*** Opening Material for this exercise ***
__device__ __forceinline__ double eval_stage_lds(const uint8_t *lds, uint32_t B, const HtTileFeature *__restrict__ F, uint32_t count) {
    double sum = 0.0;
    for (uint32_t k = 0; k < count; k++) {
        const uint4 P4 = *reinterpret_cast<const uint4 *>(F[k].po);
        const uint4 N4 = *reinterpret_cast<const uint4 *>(F[k].no);
        const uint4 A4 = *reinterpret_cast<const uint4 *>(F[k].a);
        const uint32_t np = F[k].np, nn = F[k].nn;
        const uint32_t po[4] = {P4.x, P4.y, P4.z, P4.w}, no[4] = {N4.x, N4.y, N4.z, N4.w};
        uint32_t pmin = HT_RD(po, 0), nmax = HT_RD(no, 0);
        if (np > 1) {
            pmin = min(pmin, HT_RD(po, 1));
            if (np > 2) {
                pmin = min(pmin, HT_RD(po, 2));
                if (np > 3) {
                    pmin = min(pmin, HT_RD(po, 3));
                    if (np > 4) {
                        pmin = min(pmin, HT_RD(po, 4));
                        if (np > 5) {
                            pmin = min(pmin, HT_RD(po, 5));
                            if (np > 6) {
                                pmin = min(pmin, HT_RD(po, 6));
                                if (np > 7) pmin = min(pmin, HT_RD(po, 7));
                            }
                        }
                    }
                }
            }
        }
        if (nn > 1) {
            nmax = max(nmax, HT_RD(no, 1));
            if (nn > 2) {
                nmax = max(nmax, HT_RD(no, 2));
                if (nn > 3) {
                    nmax = max(nmax, HT_RD(no, 3));
                    if (nn > 4) {
                        nmax = max(nmax, HT_RD(no, 4));
                        if (nn > 5) {
                            nmax = max(nmax, HT_RD(no, 5));
                            if (nn > 6) {
                                nmax = max(nmax, HT_RD(no, 6));
                                if (nn > 7) nmax = max(nmax, HT_RD(no, 7));
                            }
                        }
                    }
                }
            }
        }
        const bool fire = pmin > nmax;
        sum = __dadd_rn(sum, __hiloint2double((int)(fire ? A4.w : A4.y), (int)(fire ? A4.z : A4.x)));
    }
    return sum;
}

#ifdef HT_TILE_TIMELINE
#define TL_STAMP(p)                                                                              \
    do {                                                                                         \
        __builtin_amdgcn_sched_barrier(0);                                                       \
        if (my_stats && tid == 0) {                                                              \
// ... 520 lines not shown
            }
#pragma unroll
            for (int k = 0; k < 5; k++) {
                const uint32_t i = lane + 64u * k;
                if (i < 288u) *reinterpret_cast<uint16_t *>(&patch[2u * i]) = (uint16_t)pa[k];
            }
#pragma unroll
            for (int k = 0; k < 3; k++) {
                const uint32_t i = lane + 64u * k;
                if (i < 144u) patch[PATCH1 + i] = (uint8_t)pb[k];
            }
            if (lane < 36u) patch[PATCH2 + lane] = (uint8_t)pc;
        }
        __builtin_amdgcn_fence(__ATOMIC_RELEASE, "wavefront");
        __builtin_amdgcn_wave_barrier();
        bool alive = true;
        double conf = 0.0;
        uint32_t kb = 0;
        long long acc = 0;
        while (true) {
            const bool stage_ends = kb + 64u >= st.count;
            int jn = j;
            uint32_t kbn = kb + 64u;
            HtDevStage stn = st;
            if (stage_ends) {
                jn = j + 1;
                kbn = 0;
                if (jn < nstages) stn = stages[jn];
            }
            PatchFeatRegs nxt = cur;
            if (jn < nstages && kbn + lane < stn.count) nxt = load_feat(feats + stn.first + kbn + lane);
            if (kb == 0 && lane == 0 && my_stats) atomicAdd(&my_stats[j], 1ull);
            if (use_int) {
                if (kb + lane < st.count) acc += fire_regs(patch, cur, st.maxpts) ? cur.a1i : cur.a0i;
            }
            if (stage_ends) {
                bool need_exact = true;
                if (use_int) {
                    const long long Ssum = wave_sum_i64(acc);
                    acc = 0;
                    if (Ssum < st.thri) {
                        alive = false;
                        break;
                    }
                    need_exact = (Ssum == st.thri) || (j == nstages - 1) || use_int == 2;
                }
                if (need_exact) {
                    const double sum = patch_stage_sum_exact(patch, feats + st.first, st.count, st.maxpts, lane);
                    if (sum < st.threshold) {
                        alive = false;
                        break;
                    }
                    conf = sum;
                }
                if (jn >= nstages) break;
            }
            j = jn;
            kb = kbn;
            st = stn;
            cur = nxt;
        }
        if (alive && lane == 0) {
            if (my_stats) atomicAdd(&my_stats[nstages], 1ull);
            const uint32_t pos = atomicAdd(&ctr->nhits, 1u);
            if (pos < hit_cap) {
                ht_hit h;
                h.frame = ent.frame;
                h.x = ent.x;
                h.y = ent.y;
                h.scale = ent.scale;
                h.q = ent.q;
                h.reserved0 = 0;
                h.reserved1 = 0;
                h.sum = conf;
                hits[pos] = h;
            }
        }
        __builtin_amdgcn_wave_barrier();
    }
}

constexpr uint32_t DEEP_LDS_TABLE_BYTES = HT_DEEP_LDS_TABLE_BYTES;
constexpr int DEEPL_WAVES = 12;
static_assert(DEEP_LDS_TABLE_BYTES + 64 * sizeof(HtDevStage) + DEEPL_WAVES * (PATCH_BYTES + 512) <= 96 * 1024, "the largest packed tail the planner builds fits the dynamic LDS ht_launch_scan asks for");

__device__ __forceinline__ bool packed_fire(const uint8_t *patch, const uint4 A, const uint32_t B0) {
    const uint32_t p0 = A.x & 0xffffu, p1 = A.x >> 16, p2 = A.y & 0xffffu, p3 = A.y >> 16, p4 = A.z & 0xffffu;
    const uint32_t n0 = A.z >> 16, n1 = A.w & 0xffffu, n2 = A.w >> 16, n3 = B0 & 0xffffu, n4 = B0 >> 16;
    const uint32_t pmin = min(min(min((uint32_t)patch[p0], (uint32_t)patch[p1]), min((uint32_t)patch[p2], (uint32_t)patch[p3])), (uint32_t)patch[p4]);
    const uint32_t nmax = max(max(max((uint32_t)patch[n0], (uint32_t)patch[n1]), max((uint32_t)patch[n2], (uint32_t)patch[n3])), (uint32_t)patch[n4]);
    return pmin > nmax;
}

__device__ __forceinline__ int wave_sum_i32_dpp(int v) {
    int s = v + __builtin_amdgcn_update_dpp(0, v, 0x111, 0xf, 0xf, true);
    s += __builtin_amdgcn_update_dpp(0, v, 0x112, 0xf, 0xf, true);
    s += __builtin_amdgcn_update_dpp(0, v, 0x113, 0xf, 0xf, true);
    s += __builtin_amdgcn_update_dpp(0, s, 0x114, 0xf, 0xe, true);
    s += __builtin_amdgcn_update_dpp(0, s, 0x118, 0xf, 0xc, true);
    s += __builtin_amdgcn_update_dpp(0, s, 0x142, 0xa, 0xf, true);
    s += __builtin_amdgcn_update_dpp(0, s, 0x143, 0xc, 0xf, true);
    return __builtin_amdgcn_readlane(s, 63);
}
__device__ __forceinline__ long long wave_sum_i64_dpp(long long v) {
    const unsigned long long u = (unsigned long long)(v + (1ll << 40));
    const long long l0 = wave_sum_i32_dpp((int)(u & 0x1fffffu));
    const long long l1 = wave_sum_i32_dpp((int)((u >> 21) & 0x1fffffu));
    const long long l2 = wave_sum_i32_dpp((int)(u >> 42));
    return l0 + (l1 << 21) + (l2 << 42) - (64ll << 40);
}

struct DeepEntry {
    uint32_t frame, x, y, scale, q, stage, o0, o1, o2, s0, s1, s2;
};
__device__ __forceinline__ DeepEntry deep_entry(const HtQueueEntry *__restrict__ queue, uint32_t e) {
    typedef unsigned int u32x4 __attribute__((ext_vector_type(4)));
    typedef const __attribute__((address_space(4))) u32x4 *cptr4;
    cptr4 p = (cptr4)(reinterpret_cast<uintptr_t>(queue) + (uintptr_t)e * sizeof(HtQueueEntry));
    const u32x4 w0 = p[0], w1 = p[1];
    DeepEntry d;
    d.frame = w0.x, d.x = w0.y & 0xffffu, d.y = w0.y >> 16;
    d.scale = w0.z & 0xffu, d.q = (w0.z >> 8) & 0xffu, d.stage = w0.z >> 16;
    d.o0 = w0.w, d.o1 = w1.x, d.o2 = w1.y;
    d.s0 = w1.z & 0xffffu, d.s1 = w1.z >> 16, d.s2 = w1.w & 0xffffu;
    return d;
}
*** Closing Material for this exercise ***
Your objective:
Set down, word for word, each line from the top of the records above through the line with "const uint4 N4".

Task output:
__device__ __forceinline__ double eval_stage_lds(const uint8_t *lds, uint32_t B, const HtTileFeature *__restrict__ F, uint32_t count) {
    double sum = 0.0;
    for (uint32_t k = 0; k < count; k++) {
        const uint4 P4 = *reinterpret_cast<const uint4 *>(F[k].po);
        const uint4 N4 = *reinterpret_cast<const uint4 *>(F[k].no);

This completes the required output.